The lines below starting at the line containing "inv_freq[lane], &s0, &c0);" and ending at the line containing "q + hh * 128;" are to be repeated exactly, with both ends kept and nothing else added.

[Stored items]

━━━━━━

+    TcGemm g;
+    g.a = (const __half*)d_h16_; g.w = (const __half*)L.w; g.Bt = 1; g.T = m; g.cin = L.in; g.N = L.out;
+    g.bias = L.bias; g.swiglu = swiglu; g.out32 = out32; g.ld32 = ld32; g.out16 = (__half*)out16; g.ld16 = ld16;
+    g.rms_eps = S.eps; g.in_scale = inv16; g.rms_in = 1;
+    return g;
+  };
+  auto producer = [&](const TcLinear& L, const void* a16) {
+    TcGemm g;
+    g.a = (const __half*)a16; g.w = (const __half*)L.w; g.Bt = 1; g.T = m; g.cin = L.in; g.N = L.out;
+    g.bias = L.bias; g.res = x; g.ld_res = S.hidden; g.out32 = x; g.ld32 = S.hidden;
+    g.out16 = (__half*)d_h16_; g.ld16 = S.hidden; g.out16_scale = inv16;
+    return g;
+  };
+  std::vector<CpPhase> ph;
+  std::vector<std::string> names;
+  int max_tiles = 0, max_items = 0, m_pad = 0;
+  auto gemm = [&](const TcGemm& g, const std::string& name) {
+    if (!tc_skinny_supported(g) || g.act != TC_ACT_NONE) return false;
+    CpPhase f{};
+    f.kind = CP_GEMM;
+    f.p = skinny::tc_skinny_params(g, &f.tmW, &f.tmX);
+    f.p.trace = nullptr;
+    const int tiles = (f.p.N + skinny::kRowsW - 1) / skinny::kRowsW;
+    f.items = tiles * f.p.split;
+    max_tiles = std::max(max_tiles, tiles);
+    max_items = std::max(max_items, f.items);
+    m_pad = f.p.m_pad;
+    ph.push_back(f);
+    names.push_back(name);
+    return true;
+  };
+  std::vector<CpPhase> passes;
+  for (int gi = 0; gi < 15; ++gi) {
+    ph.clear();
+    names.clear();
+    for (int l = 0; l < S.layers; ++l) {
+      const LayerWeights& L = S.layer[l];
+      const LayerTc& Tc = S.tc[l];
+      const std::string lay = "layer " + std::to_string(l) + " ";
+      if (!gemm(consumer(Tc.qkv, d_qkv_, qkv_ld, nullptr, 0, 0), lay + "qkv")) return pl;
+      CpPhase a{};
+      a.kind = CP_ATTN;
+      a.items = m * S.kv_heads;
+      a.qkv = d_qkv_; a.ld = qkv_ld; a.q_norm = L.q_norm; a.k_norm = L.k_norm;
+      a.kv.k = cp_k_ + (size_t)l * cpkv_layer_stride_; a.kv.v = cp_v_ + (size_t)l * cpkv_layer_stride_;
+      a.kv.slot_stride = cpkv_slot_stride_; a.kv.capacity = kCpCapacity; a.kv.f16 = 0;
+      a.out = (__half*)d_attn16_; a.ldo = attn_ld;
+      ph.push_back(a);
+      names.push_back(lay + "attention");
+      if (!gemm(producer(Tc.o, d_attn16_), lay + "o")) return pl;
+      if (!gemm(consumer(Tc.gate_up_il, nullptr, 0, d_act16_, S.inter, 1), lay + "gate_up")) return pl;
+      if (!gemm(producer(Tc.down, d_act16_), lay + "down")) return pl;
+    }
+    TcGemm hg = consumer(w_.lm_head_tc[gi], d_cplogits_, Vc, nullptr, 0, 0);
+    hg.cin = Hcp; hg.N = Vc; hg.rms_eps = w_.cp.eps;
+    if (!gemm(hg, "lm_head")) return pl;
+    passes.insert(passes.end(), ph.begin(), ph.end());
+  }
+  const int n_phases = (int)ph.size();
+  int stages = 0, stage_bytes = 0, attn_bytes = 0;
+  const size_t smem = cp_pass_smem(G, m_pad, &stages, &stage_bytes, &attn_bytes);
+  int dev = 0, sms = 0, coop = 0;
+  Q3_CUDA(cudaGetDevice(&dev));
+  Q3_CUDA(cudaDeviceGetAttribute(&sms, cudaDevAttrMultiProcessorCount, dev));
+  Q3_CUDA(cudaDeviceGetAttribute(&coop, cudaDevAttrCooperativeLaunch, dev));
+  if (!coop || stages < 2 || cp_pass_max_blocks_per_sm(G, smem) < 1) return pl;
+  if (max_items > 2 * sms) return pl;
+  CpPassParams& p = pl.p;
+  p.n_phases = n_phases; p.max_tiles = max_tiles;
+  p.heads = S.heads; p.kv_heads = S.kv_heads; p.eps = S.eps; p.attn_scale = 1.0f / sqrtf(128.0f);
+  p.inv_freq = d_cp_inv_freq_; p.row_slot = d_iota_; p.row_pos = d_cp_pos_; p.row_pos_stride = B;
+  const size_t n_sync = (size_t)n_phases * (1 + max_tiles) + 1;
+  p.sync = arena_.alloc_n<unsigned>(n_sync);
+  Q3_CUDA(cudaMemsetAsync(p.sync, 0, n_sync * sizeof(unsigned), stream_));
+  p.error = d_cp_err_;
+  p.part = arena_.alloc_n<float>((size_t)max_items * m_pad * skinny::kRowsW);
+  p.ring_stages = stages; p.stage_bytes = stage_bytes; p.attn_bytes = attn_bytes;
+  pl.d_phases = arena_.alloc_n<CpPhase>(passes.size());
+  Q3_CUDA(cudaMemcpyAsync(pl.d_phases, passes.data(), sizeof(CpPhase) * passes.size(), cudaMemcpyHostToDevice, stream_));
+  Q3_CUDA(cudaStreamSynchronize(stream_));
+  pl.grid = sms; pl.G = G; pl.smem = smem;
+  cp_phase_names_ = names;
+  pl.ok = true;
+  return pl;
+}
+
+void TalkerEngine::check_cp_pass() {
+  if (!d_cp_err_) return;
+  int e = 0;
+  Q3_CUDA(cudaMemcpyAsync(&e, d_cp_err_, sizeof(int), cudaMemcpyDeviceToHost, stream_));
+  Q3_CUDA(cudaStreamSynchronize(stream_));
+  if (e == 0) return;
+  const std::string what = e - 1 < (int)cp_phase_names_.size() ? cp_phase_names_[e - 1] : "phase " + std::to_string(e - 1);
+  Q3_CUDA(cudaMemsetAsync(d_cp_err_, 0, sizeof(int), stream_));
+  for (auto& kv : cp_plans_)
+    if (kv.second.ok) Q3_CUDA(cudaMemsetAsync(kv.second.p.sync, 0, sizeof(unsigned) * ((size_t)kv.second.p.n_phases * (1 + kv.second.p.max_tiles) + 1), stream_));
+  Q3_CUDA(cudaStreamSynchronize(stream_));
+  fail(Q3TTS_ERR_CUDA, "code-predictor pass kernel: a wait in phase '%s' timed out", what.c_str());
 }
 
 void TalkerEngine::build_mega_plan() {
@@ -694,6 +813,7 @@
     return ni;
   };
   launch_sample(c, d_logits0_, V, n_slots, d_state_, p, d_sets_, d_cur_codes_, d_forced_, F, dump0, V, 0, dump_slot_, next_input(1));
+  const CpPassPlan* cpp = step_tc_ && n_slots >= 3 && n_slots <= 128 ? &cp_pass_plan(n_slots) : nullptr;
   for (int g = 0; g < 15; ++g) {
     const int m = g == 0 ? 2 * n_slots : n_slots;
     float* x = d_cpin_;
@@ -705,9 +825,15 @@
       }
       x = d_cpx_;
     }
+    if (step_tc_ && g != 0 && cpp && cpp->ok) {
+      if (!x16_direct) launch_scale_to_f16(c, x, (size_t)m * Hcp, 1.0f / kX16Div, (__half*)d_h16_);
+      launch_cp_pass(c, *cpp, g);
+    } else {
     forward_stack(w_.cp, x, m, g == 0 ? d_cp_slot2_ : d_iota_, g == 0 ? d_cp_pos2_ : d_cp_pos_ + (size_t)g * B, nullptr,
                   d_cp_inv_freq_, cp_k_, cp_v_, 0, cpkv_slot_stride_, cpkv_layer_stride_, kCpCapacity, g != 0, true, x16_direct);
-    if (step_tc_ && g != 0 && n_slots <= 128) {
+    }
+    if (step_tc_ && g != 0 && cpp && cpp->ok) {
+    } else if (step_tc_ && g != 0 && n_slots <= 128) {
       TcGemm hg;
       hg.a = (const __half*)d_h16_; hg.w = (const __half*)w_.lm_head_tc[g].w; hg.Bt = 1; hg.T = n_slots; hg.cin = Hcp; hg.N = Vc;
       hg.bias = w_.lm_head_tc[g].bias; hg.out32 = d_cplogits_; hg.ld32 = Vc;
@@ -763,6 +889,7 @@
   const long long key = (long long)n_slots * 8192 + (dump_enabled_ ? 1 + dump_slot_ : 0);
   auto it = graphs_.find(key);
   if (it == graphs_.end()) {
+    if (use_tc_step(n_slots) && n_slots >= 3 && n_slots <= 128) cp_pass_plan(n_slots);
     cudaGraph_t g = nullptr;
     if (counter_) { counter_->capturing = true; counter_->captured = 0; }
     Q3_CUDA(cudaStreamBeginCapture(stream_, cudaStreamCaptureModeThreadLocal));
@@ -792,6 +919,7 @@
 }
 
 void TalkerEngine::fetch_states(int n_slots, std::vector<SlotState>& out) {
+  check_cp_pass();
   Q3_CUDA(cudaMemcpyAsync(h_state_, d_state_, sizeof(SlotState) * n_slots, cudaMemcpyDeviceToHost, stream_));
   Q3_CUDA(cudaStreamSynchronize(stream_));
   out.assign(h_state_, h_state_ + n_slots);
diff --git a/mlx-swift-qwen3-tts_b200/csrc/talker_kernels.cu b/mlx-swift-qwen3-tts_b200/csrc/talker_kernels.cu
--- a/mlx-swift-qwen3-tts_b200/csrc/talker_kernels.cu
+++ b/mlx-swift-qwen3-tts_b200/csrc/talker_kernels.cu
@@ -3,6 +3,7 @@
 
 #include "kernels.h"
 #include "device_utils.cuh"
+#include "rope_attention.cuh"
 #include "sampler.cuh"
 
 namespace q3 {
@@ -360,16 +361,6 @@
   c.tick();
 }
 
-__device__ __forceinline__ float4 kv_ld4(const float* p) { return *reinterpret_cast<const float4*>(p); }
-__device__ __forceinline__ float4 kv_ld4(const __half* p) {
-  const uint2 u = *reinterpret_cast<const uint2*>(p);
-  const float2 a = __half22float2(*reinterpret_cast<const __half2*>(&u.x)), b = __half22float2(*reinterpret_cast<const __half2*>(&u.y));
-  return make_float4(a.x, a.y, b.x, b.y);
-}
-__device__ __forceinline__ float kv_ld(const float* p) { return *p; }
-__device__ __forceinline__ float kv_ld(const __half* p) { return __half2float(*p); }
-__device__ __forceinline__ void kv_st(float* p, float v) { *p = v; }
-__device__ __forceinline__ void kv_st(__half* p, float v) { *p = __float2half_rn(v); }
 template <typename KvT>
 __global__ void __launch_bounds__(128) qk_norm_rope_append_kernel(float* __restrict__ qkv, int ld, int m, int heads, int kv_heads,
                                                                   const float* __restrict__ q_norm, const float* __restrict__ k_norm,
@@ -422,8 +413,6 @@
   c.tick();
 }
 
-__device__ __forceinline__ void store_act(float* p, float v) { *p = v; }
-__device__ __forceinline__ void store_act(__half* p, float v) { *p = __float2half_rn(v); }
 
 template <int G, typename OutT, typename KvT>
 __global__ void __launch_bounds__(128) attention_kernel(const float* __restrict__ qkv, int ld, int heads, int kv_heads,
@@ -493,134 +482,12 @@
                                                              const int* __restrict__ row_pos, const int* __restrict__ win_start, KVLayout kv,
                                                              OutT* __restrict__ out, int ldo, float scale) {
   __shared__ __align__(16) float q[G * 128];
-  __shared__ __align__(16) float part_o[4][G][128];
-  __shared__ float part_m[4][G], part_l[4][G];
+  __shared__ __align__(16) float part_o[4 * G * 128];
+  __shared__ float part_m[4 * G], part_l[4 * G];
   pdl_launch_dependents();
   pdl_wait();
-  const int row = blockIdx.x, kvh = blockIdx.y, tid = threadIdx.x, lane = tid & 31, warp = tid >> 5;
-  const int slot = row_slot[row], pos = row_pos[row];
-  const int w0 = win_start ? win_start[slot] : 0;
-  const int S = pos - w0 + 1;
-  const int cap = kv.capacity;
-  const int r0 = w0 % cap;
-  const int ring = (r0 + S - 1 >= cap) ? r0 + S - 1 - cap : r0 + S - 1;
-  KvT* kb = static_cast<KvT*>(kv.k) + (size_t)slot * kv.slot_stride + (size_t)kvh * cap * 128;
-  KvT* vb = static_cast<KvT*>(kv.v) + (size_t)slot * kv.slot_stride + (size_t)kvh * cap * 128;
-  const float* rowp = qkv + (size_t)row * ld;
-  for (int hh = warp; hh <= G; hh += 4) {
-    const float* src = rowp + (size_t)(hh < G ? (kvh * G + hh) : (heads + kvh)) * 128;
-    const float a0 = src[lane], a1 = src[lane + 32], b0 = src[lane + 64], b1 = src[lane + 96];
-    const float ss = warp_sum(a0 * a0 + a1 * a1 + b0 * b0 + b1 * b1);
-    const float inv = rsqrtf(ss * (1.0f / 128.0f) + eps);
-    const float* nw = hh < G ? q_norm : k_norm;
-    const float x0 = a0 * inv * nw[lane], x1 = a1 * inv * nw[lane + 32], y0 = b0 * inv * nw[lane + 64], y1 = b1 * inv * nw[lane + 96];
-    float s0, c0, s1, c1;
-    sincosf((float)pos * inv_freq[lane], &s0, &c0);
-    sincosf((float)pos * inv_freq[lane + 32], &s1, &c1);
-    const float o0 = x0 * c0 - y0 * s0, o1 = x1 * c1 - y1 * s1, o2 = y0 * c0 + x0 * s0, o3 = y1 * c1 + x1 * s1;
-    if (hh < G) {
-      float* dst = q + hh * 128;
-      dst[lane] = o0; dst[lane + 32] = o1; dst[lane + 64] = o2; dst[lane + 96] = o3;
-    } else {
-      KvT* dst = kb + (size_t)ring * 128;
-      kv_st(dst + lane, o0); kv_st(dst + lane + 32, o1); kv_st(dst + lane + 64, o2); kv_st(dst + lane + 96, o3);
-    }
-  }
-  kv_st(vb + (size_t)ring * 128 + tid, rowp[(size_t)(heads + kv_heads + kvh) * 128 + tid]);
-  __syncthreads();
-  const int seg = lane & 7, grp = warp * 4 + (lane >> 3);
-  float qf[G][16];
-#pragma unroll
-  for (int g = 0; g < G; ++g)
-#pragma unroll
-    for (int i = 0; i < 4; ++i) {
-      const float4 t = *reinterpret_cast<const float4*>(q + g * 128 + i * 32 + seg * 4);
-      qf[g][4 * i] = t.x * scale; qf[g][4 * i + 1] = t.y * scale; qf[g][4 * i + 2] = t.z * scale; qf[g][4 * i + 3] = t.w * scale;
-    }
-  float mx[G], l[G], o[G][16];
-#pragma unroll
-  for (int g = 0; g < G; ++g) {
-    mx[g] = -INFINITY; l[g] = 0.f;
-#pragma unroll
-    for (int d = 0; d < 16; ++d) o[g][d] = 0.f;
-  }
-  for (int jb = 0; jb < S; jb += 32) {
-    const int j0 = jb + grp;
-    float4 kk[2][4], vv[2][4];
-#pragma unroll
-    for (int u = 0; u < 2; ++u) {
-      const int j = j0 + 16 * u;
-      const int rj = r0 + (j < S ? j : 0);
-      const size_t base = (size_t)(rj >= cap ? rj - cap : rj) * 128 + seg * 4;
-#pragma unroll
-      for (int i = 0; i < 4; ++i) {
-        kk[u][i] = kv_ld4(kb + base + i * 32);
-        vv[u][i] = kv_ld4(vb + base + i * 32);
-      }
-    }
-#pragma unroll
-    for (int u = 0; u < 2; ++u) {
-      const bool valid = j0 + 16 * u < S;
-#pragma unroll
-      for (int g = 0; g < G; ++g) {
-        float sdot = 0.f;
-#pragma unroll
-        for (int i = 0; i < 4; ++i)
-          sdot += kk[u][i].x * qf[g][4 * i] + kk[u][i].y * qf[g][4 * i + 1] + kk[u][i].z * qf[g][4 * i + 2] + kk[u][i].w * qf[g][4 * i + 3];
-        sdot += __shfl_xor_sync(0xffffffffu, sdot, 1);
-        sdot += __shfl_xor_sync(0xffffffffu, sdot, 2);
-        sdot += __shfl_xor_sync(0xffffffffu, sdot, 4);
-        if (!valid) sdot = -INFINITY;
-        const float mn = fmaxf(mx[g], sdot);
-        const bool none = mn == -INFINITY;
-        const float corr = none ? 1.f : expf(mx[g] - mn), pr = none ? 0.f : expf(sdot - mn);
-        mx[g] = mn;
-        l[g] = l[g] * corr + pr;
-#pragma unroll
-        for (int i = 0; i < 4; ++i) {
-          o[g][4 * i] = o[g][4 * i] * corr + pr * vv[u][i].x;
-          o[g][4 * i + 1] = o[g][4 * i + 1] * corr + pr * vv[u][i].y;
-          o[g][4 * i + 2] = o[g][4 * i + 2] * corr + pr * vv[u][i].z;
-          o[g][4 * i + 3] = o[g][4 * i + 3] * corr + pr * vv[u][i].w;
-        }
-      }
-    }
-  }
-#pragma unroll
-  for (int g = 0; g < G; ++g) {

━━━━━━

Answer box -
-    sincosf((float)pos * inv_freq[lane], &s0, &c0);
-    sincosf((float)pos * inv_freq[lane + 32], &s1, &c1);
-    const float o0 = x0 * c0 - y0 * s0, o1 = x1 * c1 - y1 * s1, o2 = y0 * c0 + x0 * s0, o3 = y1 * c1 + x1 * s1;
-    if (hh < G) {
-      float* dst = q + hh * 128;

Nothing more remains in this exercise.